Birdman is a 2014 American comedy-drama directed by Alejandro G. Iñárritu.
Here is a small summary, just to know what it is:
“Riggan Thomson is an actor who played the famous and iconic superhero” Birdman “over 20 years ago. Now, in his middle age, he is directing his Broadway debut, a drama called “What We Talk About When We Talk About Love,” an adaptation from a Raymond Carver story. With the help of his assistant and daughter Sam, and his producer Jake, he will play premieres of the show, even when a talented actor he has hired, Mike Shiner, acts arbitrarily, the internal issues between him and the other cast, the his futile utmost efforts to critics and the unexpected voices of his old character, the Bird Man, pushing his sanity to the first debut show. [1]
Besides the movie itself, what I find really interesting is the soundtrack.
There are several classical music pieces, mainly from the 19th century (such as Mahler, Tchaikovsky, Rachmaninov, Ravel) and several jazz compositions by Victor Hernández Stumpfhauser and Joan Valent. But those are just “outlines” of the real thing.
Most of the score consists of a drum score composed entirely of solo jazz percussion performances by Antonio Sánchez.
It’s a rather unusual choice for a film, as the drums are just a percussion instrument, no harmony, (almost) no melody.
But why? As the director said:
“The drums, for me, were a great way to find the rhythm of the film … In comedy, rhythm is king, and not having the editing tools to determine time and space, I knew I needed something. that would help me find the internal rhythm of the film. “
When the director contacted Sánchez and offered him to work on the film, the composer felt a little unprepared and surprised, as he put it:
“It was a scary proposition because I had no benchmarks on how to achieve this. There is no other film that I know of with a soundtrack like this.” Sánchez hadn’t worked on a movie before either.
He first composed “rhythmic themes” for each of the characters, but Iñárritu preferred spontaneity and improvisation when he said, “Man, this is absolutely the opposite of what I was thinking. You’re a jazz musician. I want you to. you have a completely jazzy approach, which improvises, which has nothing too preprogrammed. I just want you to react to the story.” [2]
After Sánchez visited the set for a couple of days to get a better idea of the film, he and Iñárritu went to a studio to record some demos.
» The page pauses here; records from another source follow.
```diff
+        const BufRsrc r_h0 = make_rsrc(p.h0 + (long)s_base * DX2, (long)h0_rows * DX2 * 4);
+        for (int it0 = 0; it0 < NIT; it0 += NBAT) {
+            int sv[NBAT];
+            f32x4 hv[NBAT];
+#pragma unroll
+            for (int k = 0; k < NBAT; ++k) sv[k] = src[(tid + (it0 + k) * kDecThreads) / (DX2 / 4)];
+#pragma unroll
+            for (int k = 0; k < NBAT; ++k) {
+                const int e = tid + (it0 + k) * kDecThreads;
+                const int q = e % (DX2 / 4);
+                const unsigned off = sv[k] >= 0 ? (unsigned)(((sv[k] - s_base) * DX2 + 4 * q) * 4) : kBufOOB;
+                hv[k] = STREAM ? buf_ld4_nt(r_h0, off) : buf_ld4(r_h0, off);
+            }
+#pragma unroll
+            for (int k = 0; k < NBAT; ++k) {
+                const int e = tid + (it0 + k) * kDecThreads;
+                const int r = e / (DX2 / 4), q = e - r * (DX2 / 4);
+                f32x4 v = hv[k];
+                if (sv[k] == -2) {
+                    const f32x4 bb = *reinterpret_cast<const f32x4*>(pbuf + P_PWB + 4 * q);
+#pragma unroll
+                    for (int c = 0; c < 4; ++c) v[c] = tanh_fast_f32(bb[c]);
+                }
+                *reinterpret_cast<f32x4*>(xs + (kDecPadRows + r) * LDSROW + 4 * q) = v;
+            }
         }
 #ifdef ESMI_DEC_TRACE
         ESMI_STAMP_AT(54);
diff --git a/efficientspeech_amd/csrc/tu_enc_block16.hip b/efficientspeech_amd/csrc/tu_enc_block16.hip
--- a/efficientspeech_amd/csrc/tu_enc_block16.hip
+++ b/efficientspeech_amd/csrc/tu_enc_block16.hip
@@ -8,7 +8,9 @@
 
 namespace esmi {
 
-static bool b16_common_ok(const EncAttnFfnP& p) { return p.fold && p.N >= 1 && p.m.qkv_w && p.proj_w && p.ffn_w && p.mlp2_w; }
+static bool b16_common_ok(const EncAttnFfnP& p) {
+    return p.fold && p.N >= 1 && p.m.qkv_w && p.proj_w && p.ffn_w && p.mlp2_w && p.mask_pool <= kMaskRegs;
+}
 static bool b0_16_ok(const EncAttnFfnP& p) {
     return b16_common_ok(p) && p.C == 32 && p.h == 1 && p.m.k == 3 && p.m.stride == 1 && p.m.ids && p.m.emb_conv && p.N <= 128 && p.m.n_in == p.N;
 }
@@ -19,15 +21,32 @@
 
 #if ESMI_CHAIN_SPLIT
 struct EncAll16P { EncAttnFfnP b0, b1; FuseVaP va; };
+template <typename T>
+__device__ __forceinline__ T kernarg_member(const EncAll16P& p, size_t off) {
+#ifdef ESMI_WAVESIM
+    return *reinterpret_cast<const T*>(reinterpret_cast<const char*>(&p) + off);
+#else
+    (void)p;
+    typedef const __attribute__((address_space(4))) char* KernargPtr;
+    unsigned long long a = (unsigned long long)(KernargPtr)__builtin_amdgcn_kernarg_segment_ptr();
+    int lo = (int)(unsigned)a, hi = (int)(unsigned)(a >> 32);
+    asm volatile("" : "+s"(lo), "+s"(hi));
+    a = (unsigned long long)(unsigned)uniform_i(lo) | ((unsigned long long)(unsigned)uniform_i(hi) << 32);
+    typedef const __attribute__((address_space(4))) T* MemberPtr;
+    T v;
+    __builtin_memcpy(&v, (MemberPtr)(a + off), sizeof(T));
+    return v;
+#endif
+}
 template <int NKT>
 __global__ __launch_bounds__(64 * 8, 2) void enc_all16_kernel(const EncAll16P p) {
     enc_b0_16_body<NKT>(p.b0);
     wait_vm0();
     __syncthreads();
-    enc_b1_16_body(p.b1);
+    enc_b1_16_body(kernarg_member<EncAttnFfnP>(p, offsetof(EncAll16P, b1)));
     wait_vm0();
     __syncthreads();
-    enc_va16_body<3>(p.va);
+    enc_va16_body<3, true>(kernarg_member<FuseVaP>(p, offsetof(EncAll16P, va)));
 }
 #endif
 
diff --git a/efficientspeech_amd/csrc/wavesim_shim.h b/efficientspeech_amd/csrc/wavesim_shim.h
--- a/efficientspeech_amd/csrc/wavesim_shim.h
+++ b/efficientspeech_amd/csrc/wavesim_shim.h
@@ -364,6 +364,7 @@
     return off < r.bytes ? (unsigned)*reinterpret_cast<const unsigned char*>(r.base + off) : 0u;
 }
 __device__ __forceinline__ f32x4 buf_ld4s(const BufRsrc& r, unsigned voff, unsigned soff) { return buf_ld4(r, voff + soff); }
+__device__ __forceinline__ f32x4 buf_ld4_nt(const BufRsrc& r, unsigned off) { return buf_ld4(r, off); }
 __device__ __forceinline__ void buf_st(const BufRsrc& r, unsigned off, float v) {
     if (off < r.bytes && off + 4u <= r.bytes) *reinterpret_cast<float*>(const_cast<char*>(r.base) + off) = v;
 }
@@ -395,6 +396,9 @@
 __device__ __forceinline__ f32x4 buf_ld4s(BufRsrc r, unsigned voff, unsigned soff) {
     return __builtin_bit_cast(f32x4, __builtin_amdgcn_raw_buffer_load_b128(r, (int)voff, __builtin_amdgcn_readfirstlane((int)soff), 0));
 }
+__device__ __forceinline__ f32x4 buf_ld4_nt(BufRsrc r, unsigned off) {
+    return __builtin_bit_cast(f32x4, __builtin_amdgcn_raw_buffer_load_b128(r, (int)off, 0, 2));
+}
 __device__ __forceinline__ void buf_st(BufRsrc r, unsigned off, float v) {
     __builtin_amdgcn_raw_buffer_store_b32(__builtin_bit_cast(unsigned, v), r, (int)off, 0, 0);
 }
```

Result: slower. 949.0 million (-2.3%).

During these sessions the director first spoke to him through the scene, then as Sánchez improvised he guided him by raising his hand to indicate an event – such as a character opening a door – or describing the rhythm with verbal sounds. They recorded about seventy demos and, once they finished shooting, they put them in the rough cut.
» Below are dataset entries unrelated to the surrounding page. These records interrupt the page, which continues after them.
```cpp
template <int MODE, bool RC = false, bool PK = true, int NP = 4>
struct AccStage {
    static_assert(NP == 4 || NP == 2, "4 or 2 points per step");
    int cd[NP], sb[NP];
    __device__ __forceinline__ void set(int4 a, int4 b) {
        cd[0] = a.x; sb[0] = a.y; cd[1] = a.z; sb[1] = a.w;
        if constexpr (NP == 4) {
            cd[2] = b.x; sb[2] = b.y; cd[3] = b.z; sb[3] = b.w;
        }
    }
    float xv[3 * NP];
    float g[NP][3];
    const float* rc_tu = nullptr;
    const float* rc_tv = nullptr;
    unsigned rc_m = 0;
    int rc_sh = 0, rc_w = 1;
    int width = 1;

    template <int M>
    __device__ __forceinline__ void load(const float* __restrict__ Xj_b, const float* __restrict__ Xi_b,
                                         const float* __restrict__ Zi_b, int k) {
        if constexpr (RC) {
            const unsigned q = (unsigned)(((uint64_t)(unsigned)k * rc_m) >> rc_sh);
            const int u = k - (int)q * rc_w;
            if constexpr (NP == 4) {
                const float4 za = *reinterpret_cast<const float4*>(Xj_b + k);
                const float4 ta = *reinterpret_cast<const float4*>(rc_tu + u);
                const float t[8] = {za.x, za.y, za.z, za.w, ta.x, ta.y, ta.z, ta.w};
#pragma unroll
                for (int i = 0; i < 8; i++) xv[i] = t[i];
            } else {
                const float2 za = *reinterpret_cast<const float2*>(Xj_b + k);
                const float2 ta = *reinterpret_cast<const float2*>(rc_tu + u);
                xv[0] = za.x; xv[1] = za.y; xv[2] = ta.x; xv[3] = ta.y;
            }
            xv[2 * NP] = rc_tv[q];
        } else if constexpr (NP == 4) {
            const float4 a = *reinterpret_cast<const float4*>(Xj_b + (int64_t)k * 3);
            const float4 b = *reinterpret_cast<const float4*>(Xj_b + (int64_t)k * 3 + 4);
            const float4 c = *reinterpret_cast<const float4*>(Xj_b + (int64_t)k * 3 + 8);
            const float t[12] = {a.x, a.y, a.z, a.w, b.x, b.y, b.z, b.w, c.x, c.y, c.z, c.w};
#pragma unroll
            for (int i = 0; i < 12; i++) xv[i] = t[i];
        } else {
            const float2 a = *reinterpret_cast<const float2*>(Xj_b + (int64_t)k * 3);
            const float2 b = *reinterpret_cast<const float2*>(Xj_b + (int64_t)k * 3 + 2);
            const float2 c = *reinterpret_cast<const float2*>(Xj_b + (int64_t)k * 3 + 4);
            const float t[6] = {a.x, a.y, b.x, b.y, c.x, c.y};
#pragma unroll
            for (int i = 0; i < 6; i++) xv[i] = t[i];
        }
        int ind[NP];
#pragma unroll
        for (int s = 0; s < NP; s++) ind[s] = (M == GN_CALIB && PK) ? uv_index(cd[s], width) : (cd[s] & 0x7fffffff);
#pragma unroll
        for (int s = 0; s < NP; s++) {
            if constexpr (M == GN_CALIB) {
                if constexpr (PK)
                    g[s][2] = Zi_b[ind[s]];
                else
                    g[s][2] = Xi_b[(int64_t)ind[s] * 3 + 2];
            } else {
                const float* xp = Xi_b + (int64_t)ind[s] * 3;
                g[s][0] = xp[0];
                g[s][1] = xp[1];
                g[s][2] = xp[2];
            }
        }
    }

    template <int M>
    __device__ __forceinline__ void compute(const RelXf& T, const AccParams& P, float* __restrict__ acc) const {
        const int* codes = cd;
        const int* sqb = sb;
        float xj[3 * NP];
        constexpr bool kFactor = RC && M == GN_CALIB && M3S_RC_FACTOR;
        float Xr[3 * NP];
        if constexpr (kFactor) {
            const float tv = xv[2 * NP];
            const float B0 = fmaf(T.m[1], tv, T.m[2]), B1 = fmaf(T.m[4], tv, T.m[5]), B2 = fmaf(T.m[7], tv, T.m[8]);
#pragma unroll
            for (int s = 0; s < NP; s++) {
                const float z = xv[s], tu = xv[NP + s];
                Xr[3 * s] = fmaf(z, fmaf(T.m[0], tu, B0), T.t[0]);
                Xr[3 * s + 1] = fmaf(z, fmaf(T.m[3], tu, B1), T.t[1]);
                Xr[3 * s + 2] = fmaf(z, fmaf(T.m[6], tu, B2), T.t[2]);
            }
        } else if constexpr (RC) {
#pragma unroll
            for (int s = 0; s < NP; s++) {
                xj[3 * s] = xv[s] * xv[NP + s];
                xj[3 * s + 1] = xv[s] * xv[2 * NP];
                xj[3 * s + 2] = xv[s];
            }
        } else {
#pragma unroll
            for (int q = 0; q < 3 * NP; q++) xj[q] = xv[q];
        }
#pragma unroll
// ... 376 lines not shown
                const int ind = match_index(ids[s], vm[s], P.HW);
                const bool ok = vm[s] && (qs[s] > P.Q_thresh) && (raw.ci_all || raw.Ci_b[ind] > P.C_thresh) &&
                                (raw.cj_all || cjs[s] > P.C_thresh);
                code[s] = pack_code(ind, ok, P);
                sqb[s] = __float_as_int(sqrt_cr(qs[s]));
            }
            a = int4{code[0], sqb[0], code[1], sqb[1]};
            raw.pk_w[kk / 2] = a;
        } else if constexpr (FIRST) {
            const uchar4 vm4 = *reinterpret_cast<const uchar4*>(raw.valid + kk);
            const longlong2 id01 = *reinterpret_cast<const longlong2*>(raw.idx + kk);
            const longlong2 id23 = *reinterpret_cast<const longlong2*>(raw.idx + kk + 2);
            const float4 q4 = *reinterpret_cast<const float4*>(raw.Q + kk);
            const float4 cj4 =
                raw.cj_all ? make_float4(0.f, 0.f, 0.f, 0.f) : *reinterpret_cast<const float4*>(raw.Cj_b + kk);
            const bool vm[4] = {vm4.x != 0, vm4.y != 0, vm4.z != 0, vm4.w != 0};
            const int64_t ids[4] = {id01.x, id01.y, id23.x, id23.y};
            const float qs[4] = {q4.x, q4.y, q4.z, q4.w};
            const float cjs[4] = {cj4.x, cj4.y, cj4.z, cj4.w};
            int code[4], sqb[4];
#pragma unroll
            for (int s = 0; s < 4; s++) {
                const int ind = match_index(ids[s], vm[s], P.HW);
                const bool ok = vm[s] && (qs[s] > P.Q_thresh) && (raw.ci_all || raw.Ci_b[ind] > P.C_thresh) &&
                                (raw.cj_all || cjs[s] > P.C_thresh);
                code[s] = pack_code(ind, ok, P);
                sqb[s] = __float_as_int(sqrt_cr(qs[s]));
            }
            a = int4{code[0], sqb[0], code[1], sqb[1]};
            b = int4{code[2], sqb[2], code[3], sqb[3]};
            raw.pk_w[kk / 2] = a;
            raw.pk_w[kk / 2 + 1] = b;
        } else {
            a = pk_b[kk / 2];
            if constexpr (NP == 4) b = pk_b[kk / 2 + 1];
        }
    };
    int4 na = int4{0, 0, 0, 0}, nb = int4{0, 0, 0, 0};
    int k = k0 + NP * threadIdx.x;
    if (k < k1) records(k, na, nb);
    for (; k < k1; k += S) {
#if M3S_ACC_DIAG == 1
        if (k == k0 + NP * (int)threadIdx.x) {
            cur.set(na, nb);
            cur.template load<MODE>(Xj_b, Xi_b, Zi_b, k);
        }
        cur.template compute<MODE>(T, P, acc);
        __builtin_amdgcn_sched_barrier(0);
        continue;
#elif M3S_ACC_DIAG == 2
        cur.set(na, nb);
        if (k + S < k1) records(k + S, na, nb);
        cur.template load<MODE>(Xj_b, Xi_b, Zi_b, k);
        if (k == k0 + NP * (int)threadIdx.x) {
            cur.template compute<MODE>(T, P, acc);
        } else {
#pragma unroll
            for (int q = 0; q < 3 * NP; q++) asm volatile("" ::"v"(cur.xv[q]));
#pragma unroll
            for (int q = 0; q < NP; q++) asm volatile("" ::"v"(cur.g[q][2]), "v"(cur.g[q][0]), "v"(cur.cd[q]), "v"(cur.sb[q]));
        }
        continue;
#endif
        cur.set(na, nb);
        if (k + S < k1) records(k + S, na, nb);
        cur.template load<MODE>(Xj_b, Xi_b, Zi_b, k);
        cur.template compute<MODE>(T, P, acc);
    }
}


#ifndef M3S_ACC_WAVES
#define M3S_ACC_WAVES 1
#endif
#ifndef M3S_ACC_WAVES_RAYS
#define M3S_ACC_WAVES_RAYS M3S_ACC_WAVES
#endif
template <int MODE, bool FIRST>
constexpr int acc_waves() {
    return (MODE == GN_RAYS && !FIRST) ? M3S_ACC_WAVES_RAYS : M3S_ACC_WAVES;
}
struct FirstSrc {
    EdgeSrc es;
    const float* Cs;
    const int* cok;
    int4* pack_w;
};

template <int MODE, bool COMPACT, bool RCOK = false, bool FIRST = false>
__global__ __launch_bounds__(kAccThreads) __attribute__((amdgpu_waves_per_eu(acc_waves<MODE, FIRST>())))
void gn_accum_packed_kernel(
    const float* __restrict__ Twc, const float* __restrict__ Xs, const float* __restrict__ Zs,
    const int* __restrict__ ii_loc, const int* __restrict__ jj_loc, const int4* __restrict__ pack,
    AccParams P, const int4* __restrict__ sched, float* __restrict__ partials,
    const int* __restrict__ flags, const float* __restrict__ px, const int* __restrict__ pcnt,
    int* __restrict__ ecnt, double* __restrict__ edgeblk, FirstSrc fs) {
    const int4 tk = sched[blockIdx.x];
    if (flags[kFlagDone]) return;
    const int e = tk.x, c = tk.y, ix = tk.z, jx = tk.w;
    const RelXf T = rel_xf(rel_sim3(load_sim3(Twc + (int64_t)ix * 8), load_sim3(Twc + (int64_t)jx * 8)));

    const int HW = P.HW;
    const int64_t ebase = (int64_t)e * HW;
    const float* __restrict__ Xi_b = Xs + (int64_t)ix * HW * 3;
    const float* __restrict__ Zi_b = MODE == GN_CALIB ? inv_depths(Zs, P) + (int64_t)ix * HW : nullptr;
    const float* __restrict__ Xj_b = Xs + (int64_t)jx * HW * 3;
    const int4* __restrict__ pk_b = pack + ebase / 2;
    const int k0 = c * P.chunk;
    const int k1 = min(k0 + P.chunk, HW);

    float acc[kNacc];
#pragma unroll
    for (int q = 0; q < kNacc; q++) acc[q] = 0.0f;
    if constexpr (COMPACT) {
        const int64_t cb = ((int64_t)e * P.nchunks + c) * P.chunk;
        accum_steps<MODE, false, acc_np<MODE>()>(px + cb * 3, Xi_b, Zi_b, pack + cb / 2, 0, pcnt[(int64_t)e * P.nchunks + c], T, P,
                                 Zs, acc);
    } else if constexpr (FIRST) {
        RawSrc raw;
        fs.es.at(e, HW, raw.idx, raw.valid, raw.Q);
        raw.Ci_b = fs.Cs + (int64_t)ix * HW;
        raw.Cj_b = fs.Cs + (int64_t)jx * HW;
        raw.pk_w = fs.pack_w + ebase / 2;
        raw.ci_all = fs.cok != nullptr && fs.cok[ix] != 0;
        raw.cj_all = fs.cok != nullptr && fs.cok[jx] != 0;
        if (RCOK && flags[kFlagNotRay] == 0 && (P.width & 3) == 0)
            accum_steps<MODE, true, 4, true>(Zs + (int64_t)jx * HW, Xi_b, Zi_b, pk_b, k0, k1, T, P, Zs, acc, raw);
        else
            accum_steps<MODE, false, acc_np<MODE>(), true>(Xj_b, Xi_b, Zi_b, pk_b, k0, k1, T, P, Zs, acc, raw);
    } else if (RCOK && MODE == GN_CALIB && flags[kFlagNotRay] == 0 && (P.width & 3) == 0)
        accum_steps<MODE, true, acc_np<MODE>()>(Zs + (int64_t)jx * HW, Xi_b, Zi_b, pk_b, k0, k1, T, P, Zs, acc);
    else
        accum_steps<MODE, false, acc_np<MODE>()>(Xj_b, Xi_b, Zi_b, pk_b, k0, k1, T, P, Zs, acc);
    block_partial(acc, partials + ((int64_t)e * P.nchunks + c) * kNaccPad, ecnt != nullptr);
    if (ecnt != nullptr) {
        __shared__ int s_last;
        asm volatile("s_waitcnt vmcnt(0)" ::: "memory");
        __syncthreads();
        if (threadIdx.x == 0)
            s_last = __hip_atomic_fetch_add(ecnt + e, 1, __ATOMIC_RELAXED, __HIP_MEMORY_SCOPE_AGENT) == P.nchunks - 1;
        __syncthreads();
        if (s_last) {
            edge_reduce_body<true>(partials, P.nchunks, Twc, ii_loc, edgeblk, e);
            if (threadIdx.x == 0) __hip_atomic_store(ecnt + e, 0, __ATOMIC_RELAXED, __HIP_MEMORY_SCOPE_AGENT);
        }
    }
}

hipError_t launch_accum(int mode, bool vec, dim3 grid, hipStream_t st, const float* Twc,
                        const float* Xs, const float* Cs, const int* ii_loc, const int* jj_loc,
                        const EdgeSrc& es, const AccParams& P, const int4* sched, float* partials,
                        const int* flags) {
#define M3S_ACC(MODE, V)                                                                    \
    hipLaunchKernelGGL((gn_accum_kernel<MODE, V>), grid, dim3(kAccThreads), 0, st, Twc, Xs, \
                       Cs, ii_loc, jj_loc, es, P, sched, partials, flags)
    if (mode == GN_RAYS) {
        if (vec) M3S_ACC(GN_RAYS, true); else M3S_ACC(GN_RAYS, false);
    } else if (mode == GN_CALIB) {
        if (vec) M3S_ACC(GN_CALIB, true); else M3S_ACC(GN_CALIB, false);
    } else {
        if (vec) M3S_ACC(GN_POINTS, true); else M3S_ACC(GN_POINTS, false);
    }
#undef M3S_ACC
    return hipGetLastError();
}

hipError_t launch_pack_pre(hipStream_t st, const float* Xs, int64_t N, const float* Cs, const AccParams& P, int* cok,
                           float* Zs, int* flags, const float* K) {
    if (cok != nullptr && N > 0) {
        const int bx = (int)std::max<int64_t>(1, std::min<int64_t>((P.HW + 1023) / 1024, 8192 / std::max<int64_t>(N, 1)));
        hipLaunchKernelGGL(gn_cpass_kernel, dim3(bx, (unsigned)N), dim3(256), 0, st, Cs, P, cok, flags);
    }
    if (Zs) {
        const int64_t total = N * (int64_t)P.HW;
        const int bx = (int)std::max<int64_t>(std::min<int64_t>((P.HW + 255) / 256,
                                                                std::max<int64_t>(8192 / std::max<int64_t>(N, 1), 2)),
                                              (std::max(P.width, P.height) + 255) / 256);
        hipLaunchKernelGGL(gn_depth_kernel, dim3(bx, (unsigned)N), dim3(256), 0, st, Xs, total, Zs, P, flags, K);
    }
    return hipGetLastError();
}

hipError_t launch_pack(int mode, hipStream_t st, int E_local, const float* Xs, int64_t N, const float* Cs,
                       const int* ii_loc, const int* jj_loc, const EdgeSrc& es, const AccParams& P, int* cok,
                       int4* pack, float* px, int* pcnt, const int* flags, bool skip_pack) {
    if (E_local > 0 && px) {
        const dim3 grid((unsigned)P.nchunks, (unsigned)E_local);
        int2* pk = reinterpret_cast<int2*>(pack);
        if (mode == GN_RAYS)
            hipLaunchKernelGGL(gn_pack_compact_kernel<GN_RAYS>, grid, dim3(kAccThreads), 0, st, Xs, Cs, ii_loc,
                               jj_loc, es, P, pk, px, pcnt, flags);
        else if (mode == GN_CALIB)
            hipLaunchKernelGGL(gn_pack_compact_kernel<GN_CALIB>, grid, dim3(kAccThreads), 0, st, Xs, Cs, ii_loc,
                               jj_loc, es, P, pk, px, pcnt, flags);
        else
            hipLaunchKernelGGL(gn_pack_compact_kernel<GN_POINTS>, grid, dim3(kAccThreads), 0, st, Xs, Cs, ii_loc,
                               jj_loc, es, P, pk, px, pcnt, flags);
    } else if (E_local > 0) {
        const dim3 grid((unsigned)((P.HW / 4 + kAccThreads - 1) / kAccThreads), (unsigned)E_local);
        if (!skip_pack)
            hipLaunchKernelGGL(gn_pack_kernel, grid, dim3(kAccThreads), 0, st, Cs, ii_loc, jj_loc, es,
                               P, cok, pack, flags);
    }
    return hipGetLastError();
}

hipError_t launch_accum_packed(int mode, dim3 grid, hipStream_t st, const float* Twc,
                               const float* Xs, const float* Zs, const int* ii_loc,
                               const int* jj_loc, const int4* pack, const AccParams& P,
                               const int4* sched, float* partials, const int* flags, const float* px,
                               const int* pcnt, int* ecnt, double* edgeblk, const EdgeSrc* first_es,
                               const float* Cs, const int* cok) {
    if (first_es != nullptr) {
        if (px != nullptr) return hipErrorInvalidValue;
        const FirstSrc fs{*first_es, Cs, cok, const_cast<int4*>(pack)};
        if (mode == GN_RAYS)
            hipLaunchKernelGGL((gn_accum_packed_kernel<GN_RAYS, false, false, true>), grid, dim3(kAccThreads), 0, st,
                               Twc, Xs, Zs, ii_loc, jj_loc, pack, P, sched, partials, flags, px, pcnt, ecnt,
                               edgeblk, fs);
        else if (mode == GN_POINTS)
            hipLaunchKernelGGL((gn_accum_packed_kernel<GN_POINTS, false, false, true>), grid, dim3(kAccThreads), 0, st,
                               Twc, Xs, Zs, ii_loc, jj_loc, pack, P, sched, partials, flags, px, pcnt, ecnt,
                               edgeblk, fs);
        else if (P.raycheck)
            hipLaunchKernelGGL((gn_accum_packed_kernel<GN_CALIB, false, true, true>), grid, dim3(kAccThreads), 0, st,
                               Twc, Xs, Zs, ii_loc, jj_loc, pack, P, sched, partials, flags, px, pcnt, ecnt,
                               edgeblk, fs);
        else
            hipLaunchKernelGGL((gn_accum_packed_kernel<GN_CALIB, false, false, true>), grid, dim3(kAccThreads), 0, st,
                               Twc, Xs, Zs, ii_loc, jj_loc, pack, P, sched, partials, flags, px, pcnt, ecnt,
                               edgeblk, fs);
        return hipGetLastError();
    }
    const FirstSrc fs0{};
#define M3S_ACCP(MODE, CP, RC)                                                                       \
    hipLaunchKernelGGL((gn_accum_packed_kernel<MODE, CP, RC>), grid, dim3(kAccThreads), 0, st, Twc, Xs, Zs, \
                       ii_loc, jj_loc, pack, P, sched, partials, flags, px, pcnt, ecnt, edgeblk, fs0)
#define M3S_ACCP2(MODE, CP) M3S_ACCP(MODE, CP, false)
    const bool cp = px != nullptr;
    if (mode == GN_RAYS) {
        if (cp) M3S_ACCP2(GN_RAYS, true); else M3S_ACCP2(GN_RAYS, false);
    } else if (mode == GN_CALIB) {
        if (cp) M3S_ACCP2(GN_CALIB, true);
        else if (P.raycheck) M3S_ACCP(GN_CALIB, false, true);
        else M3S_ACCP2(GN_CALIB, false);
    } else {
        if (cp) M3S_ACCP2(GN_POINTS, true); else M3S_ACCP2(GN_POINTS, false);
    }
#undef M3S_ACCP2
#undef M3S_ACCP
    return hipGetLastError();
}

}
```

He liked the way the soundtrack complemented the action, but not how the drums actually sounded. Having been recorded in a New York studio, the audio was extremely crisp and clear, not quite the mood they wanted for a film steeped in tension and dysfunction.
So Sánchez headed to Los Angeles to re-record the tracks.
They wanted “rusty, out of tune drums that hadn’t been played in years”. Also, Sanchez purposely degraded his kit. “I didn’t tune the drums, I used mismatched heads, stuck duct tape on the heads to make them weaker, and put things on the cymbals to make them sound a little broken. I also stacked two and three plates on top of each other, metal on metal. Instead of a sustained sound, you get a dry, trashy one. It worked a lot better.”
Iñárritu also pressured his sound design team.
In these scene they pass a drummer on the sidewalk outside the theater. The drum sounds change multiple times during the sequence — first when Keaton leaves the quiet of the theater and exits onto the New York City street, then again as he and Norton approach and move past Smith. Iñárritu wanted the volume level of the sidewalk drummer to rise and fall as Keaton and Norton walked by, but they did it in the most authentical way.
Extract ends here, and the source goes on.